Insulin plays an important role in the interaction between β-cells and α-cells; thus, we focused on the effects of insulin on GLP-1 secretion by α-cells. After IN-R1-G9 cells were treated with 10−7 M insulin in high-glucose medium for 6 h, the GLP-1 concentration in the corresponding supernatant increased by 96.54%; however, no such increase in GLP-1 levels occurred in cells cultured in low-glucose medium. Thus, we concluded that the effects of insulin on GLP-1 secretion by α-cells were glucose concentration-dependent. Furthermore, we also found that the effects of insulin on GLP-1 secretion by IN-R1-G9 cells were time- and concentration-dependent. We also successfully established cell models of insulin resistance by pretreating IN-R1-G9 cells with insulin at high concentrations, as previously described [27]. We found that pretreatment with insulin impaired the sensitivity of the indicated cells to insulin. These results signified the importance of combating insulin resistance.

What are the mechanisms underlying these phenomena? IN-R1-G9 cells have been shown to have insulin receptors (IRs) on their surfaces (approximately 2.0 × 104/cell) [28]; thus, we investigated whether the classical insulin signaling pathways, namely, the PI3K/AKT (PKB) and RAS/MAPK pathways, participated in insulin-mediated GLP-1 secretion. Insulin signaling is mediated by a complex signaling network involving several pathways and hundreds of molecules. Of these, the PI3K/AKT (PKB) and RAS/MAPK pathways are the major pathways underlying insulin-induced GLP-1 secretion. The former pathway participates in insulin metabolism, and the latter pathway regulates gene expression and cooperates with the PI3K pathway to regulate cell proliferation and differentiation [24, 29]. The PI3K inhibitor LY294002 and the MEK inhibitor PD98059 were used to investigate the effects of the pathways on insulin-mediated GLP-1 secretion. Both inhibitors attenuated the effects of insulin on GLP-1 secretion. Specifically, they reduced insulin-mediated GLP-1 secretion by 55.95% and 36.37%, respectively, which suggested that the PI3K/AKT and RAS/MAPK pathways may both participate in insulin-induced GLP-1 secretion.

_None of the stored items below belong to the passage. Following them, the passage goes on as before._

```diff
@@ -827,7 +848,30 @@
                 if (prof_on && INTEG) { pl_tc = (int64_t)__builtin_readcyclecounter(); pl_wait += pl_tc - w0_; }
             }
             if (prof_on) prof_acc[2] += (int64_t)__builtin_readcyclecounter() - pth_;
-            {
+            if (sflags) {
+#if STAGE_FLAGS
+                const unsigned ev = ev_base + (unsigned)i;
+                PROF_T0();
+                if (INTEG) {
+                    if (!sf_wait(LCTL + SF_ARRIVED, (unsigned)(nw - 1) * (ev + 1u))) st_att = NYX_HIP_ERR_NAN;
+                } else {
+#pragma nounroll
+                    for (int spin = 0; spin < 4000000; ++spin) {
+                        const int folded = LCTL[3] - (fold_base + i), published = (int)((unsigned)LCTL[SF_PUBLISHED] - (ev + 1u));
+                        if ((folded | published) >= 0) break;
+                        __builtin_amdgcn_s_sleep(1);
+                    }
+                    __builtin_amdgcn_fence(__ATOMIC_ACQUIRE, "workgroup");
+                }
+                PROF_ADD(6);
+                if (!INTEG) {
+                    double *pp = L.part + wave * 4 * DEV_LANES;
+                    pp[0 * DEV_LANES + lane] = px; pp[1 * DEV_LANES + lane] = py;
+                    pp[2 * DEV_LANES + lane] = pz; pp[3 * DEV_LANES + lane] = pw;
+                    sf_arrive(LCTL, lane);
+                }
+#endif
+            } else {
                 PROF_T0();
                 __syncthreads();
                 PROF_ADD(6);
@@ -995,6 +1039,7 @@
             }
             SEG(10)
             if (prof_on) prof_acc[3] += (int64_t)__builtin_readcyclecounter() - ptc_;
+            if (sflags) asm volatile("s_nop 11" ::: "memory");
         }
         if (leave) break;
 
```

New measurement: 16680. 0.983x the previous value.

Posttranslational modifications of the glucagon gene are tissue specific, as the modifications are catalyzed by different prohormone convertases found in different tissues [30]. In intestinal L cells, GLP-1, GLP-2, glicentin, and oxyntomodulin are synthesized through a reaction catalyzed by PC1/3. In α-cells, PC2 facilitates glucagon synthesis [23]. In this study, we investigated PC1/3 and PC2 expression at the protein level in IN-R1-G9 cells. The results indicated that insulin enhanced PC1/3 expression and inhibited PC2 expression, effects that were attenuated by LY294002 and PD98059. These data suggested that insulin could affect PC1/3 and PC2 expression through the PI3K/AKT and RAS/MAPK pathways in IN-R1-G9 cells.

The study showed that the regulatory effects of insulin on GLP-1 and glucagon secretion by pancreatic α-cells contrasted with each other and varied according to the conditions in which the cells were cultured. Therefore, the GLP-1/glucagon ratio was measured to determine proglucagon-derived peptide production levels in pancreatic α-cells. The results showed that the GLP-1/glucagon ratio increased in response to treatment with insulin under high-glucose conditions mimicking diabetes, indicating that insulin could significantly increase the ratio and that high glucose and insulin could stimulate the compensatory functions of pancreatic α-cells.

Collectively, the results of our study suggested that insulin boosted GLP-1 secretion by increasing PC1/3 expression in pancreatic α-cells under high-glucose conditions. Both the PI3K/AKT and RAS/MAPK pathways were involved in this process. The above phenomenon may represent a new mechanism by which pancreatic α-cells and β-cells interact, especially in hyperglycemia.